M. Bucciantini, Campo dei Fiori. Storia di un monumento maledetto – Einaudi, Torino 2015, pp. 392, euro 32,00
I cattolici piú intransigenti le cambiarono persino il nome. Dopo quanto accadde la mattina del 9 giugno 1889 chiamarono quella piazza non piú Campo dei Fiori ma Campo Maledetto. E nelle loro intenzioni sarebbe rimasta tale fino al giorno in cui al posto del “monumento infame” non sarebbe sorta una cappella di espiazione al Cuore Santissimo di Gesú. Questo libro è il racconto drammatico di un conflitto durato la bellezza di tredici anni, tanti ne occorsero per erigere quella statua. Un burrascoso affresco che trovò linfa vitale nelle passioni di studenti innamorati di Bruno e Mazzini, di Garibaldi e Oberdan, e decisi a mettere in pratica un disegno radicale che in breve tempo si trasformò in una seconda Porta Pia. Ma Campo dei Fiori è anche il capitolo di una storia piú grande, che tra la fine dell’Ottocento e gli inizi del Novecento è scandita dalle battaglie per l’emancipazione femminile e il suffragio universale, per la cremazione e l’abolizione dell’insegnamento religioso nelle scuole e della pena di morte. Sono trascorsi 125 anni dall’inaugurazione della statua, e oltre quattro secoli da quando, all’alba di un giovedí di febbraio, a dorso di mulo, Giordano Bruno venne trasportato in quella piazza, e lí legato a un palo e bruciato vivo.
Campo dei Fiori è una biografia: la biografia di una statua.
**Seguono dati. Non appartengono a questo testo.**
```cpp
extern "C" int ds_layernorm_f16(const float* x, float* y, int M, int D, const float* gamma, const float* beta,
                                ds_stream_t stream_) {
    hipStream_t stream = (hipStream_t)stream_;
    DS_CHECK_ARG(x && y && gamma && beta, "null pointer");
    DS_CHECK_ARG(D == 512 || D == 1024, "D must be 512 or 1024");
    if (D == 512)
        hipLaunchKernelGGL((ds_layernorm_kernel<512>), dim3((M + 3) / 4), dim3(256), 0, stream, x, y, M, 1, 1,
                           (const float*)nullptr, (const int64_t*)nullptr, gamma, beta, 1e-5f, 1);
    else
        hipLaunchKernelGGL((ds_layernorm_kernel<1024>), dim3((M + 3) / 4), dim3(256), 0, stream, x, y, M, 1, 1,
                           (const float*)nullptr, (const int64_t*)nullptr, gamma, beta, 1e-5f, 1);
    DS_CHECK_LAUNCH();
    return 0;
}

__global__ __launch_bounds__(256) void ds_l2norm_rows_kernel(const float* __restrict__ x, float* __restrict__ y, int M,
                                                             int D) {
    const int row = blockIdx.x * 4 + (threadIdx.x >> 6);
    if (row >= M) return;
    const int lane = threadIdx.x & 63;
    const float* xr = x + (size_t)row * D;
    float s = 0.f;
    for (int c = lane; c < D; c += 64) s += xr[c] * xr[c];
    const float n = ds_r16(sqrtf(wave_sum(s)));
    float* yr = y + (size_t)row * D;
    for (int c = lane; c < D; c += 64) yr[c] = ds_r16(xr[c] / n);
}

extern "C" int ds_l2norm_rows_f16(const float* x, float* y, int M, int D, ds_stream_t stream_) {
    hipStream_t stream = (hipStream_t)stream_;
    DS_CHECK_ARG(x && y && M > 0 && D > 0, "bad arguments");
    hipLaunchKernelGGL(ds_l2norm_rows_kernel, dim3((M + 3) / 4), dim3(256), 0, stream, x, y, M, D);
    DS_CHECK_LAUNCH();
    return 0;
}

extern "C" int ds_adaln_split(const float* x, void* yh, int M, int L, int D, const float* table, const int64_t* t,
                              ds_stream_t stream_) {
    hipStream_t stream = (hipStream_t)stream_;
    DS_CHECK_ARG(x && yh && table && t, "null pointer");
    DS_CHECK_ARG(D == 1024, "only D = 1024 is built");
    hipLaunchKernelGGL((ds_layernorm_kernel<1024>), dim3((M + 3) / 4), dim3(256), 0, stream, x, (float*)yh, M, L, 0,
                       table, t, (const float*)nullptr, (const float*)nullptr, 1e-5f, 2);
    DS_CHECK_LAUNCH();
    return 0;
}

extern "C" int ds_layernorm_split(const float* x, void* yh, int M, int D, const float* gamma, const float* beta,
                                  ds_stream_t stream_) {
    hipStream_t stream = (hipStream_t)stream_;
    DS_CHECK_ARG(x && yh && gamma && beta, "null pointer");
    DS_CHECK_ARG(D == 1024, "only D = 1024 is built");
    hipLaunchKernelGGL((ds_layernorm_kernel<1024>), dim3((M + 3) / 4), dim3(256), 0, stream, x, (float*)yh, M, 1, 1,
                       (const float*)nullptr, (const int64_t*)nullptr, gamma, beta, 1e-5f, 2);
    DS_CHECK_LAUNCH();
    return 0;
}
```

Before: 22.95 clips/s.

## Zero padded rows in split layernorm and load GEMM A tail once

Measured after the change: 23.06 clips/s, median of 6. No clear change (+0.4%).

```diff
diff --git a/include/diffsound_hip.h b/include/diffsound_hip.h
--- a/include/diffsound_hip.h
+++ b/include/diffsound_hip.h
@@ -71,6 +71,10 @@
                    ds_stream_t stream);
 int ds_layernorm_split(const float* x, void* yh, int M, int D, const float* gamma, const float* beta,
                        ds_stream_t stream);
+int ds_adaln_split_rows(const float* x, void* yh, int M, int Lp, int Lv, int D, const float* table, const int64_t* t,
+                        ds_stream_t stream);
+int ds_layernorm_split_rows(const float* x, void* yh, int M, int Lp, int Lv, int D, const float* gamma, const float* beta,
+                            ds_stream_t stream);
 int ds_attention_f16x2_split(const float* q, int ldq, const float* k, int ldk, const float* v, int ldv, void* oh,
                              int ldo, int B, int heads, int Lq, int Lk, float scale, ds_stream_t stream);
 int ds_attn_nkey(int Lk);
diff --git a/text-to-sound-synthesis_amd/_lib.py b/text-to-sound-synthesis_amd/_lib.py
--- a/text-to-sound-synthesis_amd/_lib.py
+++ b/text-to-sound-synthesis_amd/_lib.py
@@ -65,6 +65,8 @@
                                      C.c_int, C.c_int, C.c_int, C.c_int, _f, _vp]),
     "ds_adaln_split": (C.c_int, [_vp, _vp, C.c_int, C.c_int, C.c_int, _vp, _vp, _vp]),
     "ds_layernorm_split": (C.c_int, [_vp, _vp, C.c_int, C.c_int, _vp, _vp, _vp]),
+    "ds_adaln_split_rows": (C.c_int, [_vp, _vp, C.c_int, C.c_int, C.c_int, C.c_int, _vp, _vp, _vp]),
+    "ds_layernorm_split_rows": (C.c_int, [_vp, _vp, C.c_int, C.c_int, C.c_int, C.c_int, _vp, _vp, _vp]),
     "ds_attention_f16x2_split": (C.c_int, [_vp, C.c_int, _vp, C.c_int, _vp, C.c_int, _vp, C.c_int,
                                            C.c_int, C.c_int, C.c_int, C.c_int, _f, _vp]),
     "ds_attn_nkey": (C.c_int, [C.c_int]),
diff --git a/text-to-sound-synthesis_amd/csrc/api.hip b/text-to-sound-synthesis_amd/csrc/api.hip
--- a/text-to-sound-synthesis_amd/csrc/api.hip
+++ b/text-to-sound-synthesis_amd/csrc/api.hip
@@ -149,6 +149,9 @@
     float* kvimg;
 };
 static size_t attn_img_floats(int B, int heads, int Lk) { return (size_t)B * heads * 4 * ds_attn_nkey(Lk) * 64 / 2; }
+#ifndef DS_PAD_ZERO_NORM
+#define DS_PAD_ZERO_NORM 1
+#endif
 static const int PS_ROWS = 272;
 bool ds_gemm_f16x2_ps_taken(int B, int N);
 static int rows_per_sample(const ds_denoiser* h, int B) {
@@ -306,12 +309,15 @@
     const bool f16 = h->split_mode == DS_SPLIT_F16X2;
     const long long M16 = (M + 15) & ~15;
     const long long pD = f16 ? M16 * D : 0, pF = f16 ? M16 * F : 0;
+    const bool pad0 = DS_PAD_ZERO_NORM && f16 && L > Lv;
     auto adaln = [&](int l, int slot) {
-        return f16 ? ds_adaln_split(w.x, w.hn, M, L, D, h->P(l, slot), t, s)
-                   : ds_adaln(w.x, w.hn, M, L, D, h->P(l, slot), t, s);
+        return pad0 ? ds_adaln_split_rows(w.x, w.hn, M, L, Lv, D, h->P(l, slot), t, s)
+               : f16 ? ds_adaln_split(w.x, w.hn, M, L, D, h->P(l, slot), t, s)
+                     : ds_adaln(w.x, w.hn, M, L, D, h->P(l, slot), t, s);
     };
     auto lnorm = [&](const float* g, const float* b_) {
-        return f16 ? ds_layernorm_split(w.x, w.hn, M, D, g, b_, s) : ds_layernorm(w.x, w.hn, M, D, g, b_, s);
+        return pad0 ? ds_layernorm_split_rows(w.x, w.hn, M, L, Lv, D, g, b_, s)
+               : f16 ? ds_layernorm_split(w.x, w.hn, M, D, g, b_, s) : ds_layernorm(w.x, w.hn, M, D, g, b_, s);
     };
     auto attn = [&](const float* q, int ldq, const float* k, const float* v, int ldkv, int Lk) {
         return ds_attention(q, ldq, k, ldkv, v, ldkv, w.att, D, B, d.n_head, L, Lk, scale, s);
diff --git a/text-to-sound-synthesis_amd/csrc/gemm_f16x2_ps.hip b/text-to-sound-synthesis_amd/csrc/gemm_f16x2_ps.hip
--- a/text-to-sound-synthesis_amd/csrc/gemm_f16x2_ps.hip
+++ b/text-to-sound-synthesis_amd/csrc/gemm_f16x2_ps.hip
@@ -21,6 +21,9 @@
 #endif
 #ifndef PS_DIRECT_QK
 #define PS_DIRECT_QK 0
+#endif
+#ifndef PS_TAIL_ONCE
+#define PS_TAIL_ONCE 1
 #endif
 #define PS_LDS_BYTES (PS_EPI_BYTES > PS_STAGE_BYTES ? PS_EPI_BYTES : PS_STAGE_BYTES)
 #define PS_SIG(q_) ((0x78 >> (2 * (q_))) & 3)
@@ -81,7 +84,14 @@
             PS_BASE(src[ty][k], (isA ? Ap + plane * p.a_plane : Wp + plane * p.w3_plane) + (size_t)rg * nk * 512);
             ldsoff[ty][k] = __builtin_amdgcn_readfirstlane((isA ? plane * 18 + gip : 36 + plane * 16 + gip) * 1024);
         }
-    {
+    constexpr bool TAIL16 = NB16 && PS_TAIL_ONCE;
+    if constexpr (TAIL16) {
+        const int plane = wave >> 2, piece = wave & 3;
+        int rg = (m0 >> 4) + 16;
+        if (rg >= rgsA) rg = rgsA - 1;
+        PS_BASE(src8, (const unsigned char*)(Ap + plane * p.a_plane + (size_t)rg * nk * 512) + piece * 256);
+        ldsoff8 = __builtin_amdgcn_readfirstlane((plane * 18 + 16) * 1024 + piece * 256);
+    } else {
         const int e = wave & 3, plane = e >> 1, gip = 16 + (e & 1);
         int rg = (m0 >> 4) + gip;
         if (rg >= rgsA) rg = rgsA - 1;
@@ -93,7 +103,7 @@
         _Pragma("unroll") for (int k = 0; k < 2; ++k)                                                \
             __builtin_amdgcn_global_load_lds((ds_gptr)((const unsigned char*)(src[ty_][k] + (unsigned long long)(tile_) * 1024) + lane16), \
                                              (ds_lptr)(smem_raw + (buf_) * (STAGE * 2) + ldsoff[ty_][k]), 16, 0, 0); \
-        if ((ty_) == 3)                                                                              \
+        if ((ty_) == 3 && (!TAIL16 || lane < 16))                                                    \
             __builtin_amdgcn_global_load_lds((ds_gptr)((const unsigned char*)(src8 + (unsigned long long)(tile_) * 1024) + lane16), \
                                              (ds_lptr)(smem_raw + (buf_) * (STAGE * 2) + ldsoff8), 16, 0, 0); \
     } while (0)
@@ -103,11 +113,22 @@
                      :: "v"(lane16), "s"(base_), "s"(lds_), "n"(stage_) : "memory", "scc", "m0");    \
         base_ += 1024;                                                                               \
     } while (0)
+#define PS_DMA16_ASM(base_, lds_, stage_)                                                            \
+    do {                                                                                             \
+        unsigned long long ex_;                                                                      \
+        asm volatile("s_add_u32 m0, %3, %4\n\ts_mov_b64 %0, exec\n\ts_mov_b64 exec, 0xffff\n\t"      \
+                     "global_load_lds_dwordx4 %1, %2\n\ts_mov_b64 exec, %0"                          \
+                     : "=&s"(ex_) : "v"(lane16), "s"(base_), "s"(lds_), "n"(stage_) : "memory", "scc", "m0"); \
+        base_ += 1024;                                                                               \
+    } while (0)
 #define PS_ISSUE_LOOP(tq_, ty_, buf_)                                                                \
     do {                                                                                             \
         PS_DMA_ASM(cur[ty_][0], ldsabs[ty_][0], (buf_) * (STAGE * 2));                               \
         PS_DMA_ASM(cur[ty_][1], ldsabs[ty_][1], (buf_) * (STAGE * 2));                               \
-        if ((ty_) == 3) PS_DMA_ASM(cur8, ldsabs8, (buf_) * (STAGE * 2));                             \
+        if ((ty_) == 3) {                                                                            \
+            if constexpr (TAIL16) PS_DMA16_ASM(cur8, ldsabs8, (buf_) * (STAGE * 2));                 \
+            else PS_DMA_ASM(cur8, ldsabs8, (buf_) * (STAGE * 2));                                    \
+        }                                                                                            \
     } while (0)
 #define PS_FENCE()                                                                                   \
     do { asm volatile("" ::: "memory"); __builtin_amdgcn_sched_barrier(0); } while (0)
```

Ma è anche un libro sull’Italia, sulle tante debolezze del fronte laico e sulla ostinata chiusura a ogni idea di modernità presente nella Chiesa cattolica di allora. È l’avvincente ricostruzione di una lotta politica che ebbe numerosi protagonisti: il movimento studentesco romano, Francesco Crispi e la massoneria, Ettore Ferrari e Giovanni Bovio, papa Leone XIII e i gesuiti della «Civiltà Cattolica», Francesco De Sanctis, Antonio Labriola, Giuseppe Garibaldi. E anche un certo Armand Lévy, di professione rivoluzionario, ex comunardo, esule, ebreo e socialista, sconosciuto ai piú, ma che svolse un ruolo decisivo nella fase preparatoria del monumento. Si trattò di una vera e propria battaglia laica e anticlericale: una delle poche combattute nel nostro Paese e che è giusto non dimenticare. Non tanto per celebrarla quanto per conoscerla, anzi forse è meglio dire per decifrarla: attraverso la comprensione di uno scontro che fu violentissimo e dei tentativi compiuti per disinnescarlo, come delle alleanze e degli opportunismi che di volta in volta furono messi in campo per vincere la partita o per rinviarla per sempre.

P. Delpiano, Liberi di scrivere. La battaglia per la stampa nell’età dei Lumi – Laterza, Roma-Bari 2015, pp. 208, euro 22,00
Nell’età dei Lumi fece la sua comparsa sulla scena europea un nuovo attore: il philosophe, che rivendicava apertamente, tra le altre, la libertà di esprimersi a livello pubblico attraverso la parola scritta. Concentrandosi in particolare su Francia e Italia, Patrizia Delpiano esplora il processo che tra la fine del Seicento e la fine del Settecento condusse alla teorizzazione e alla messa in pratica della libertà di stampa. È una storia segnata da ostacoli istituzionali come la censura ecclesiastica e statale e da altri, non meno coercitivi, posti dalla coscienza degli autori stessi. Tra l’etica del silenzio e la libertà di scrivere si apriva infatti il vasto campo dell’autocensura: un universo del non scritto sinora largamente inesplorato, che segnò a lungo la vicenda degli intellettuali europei.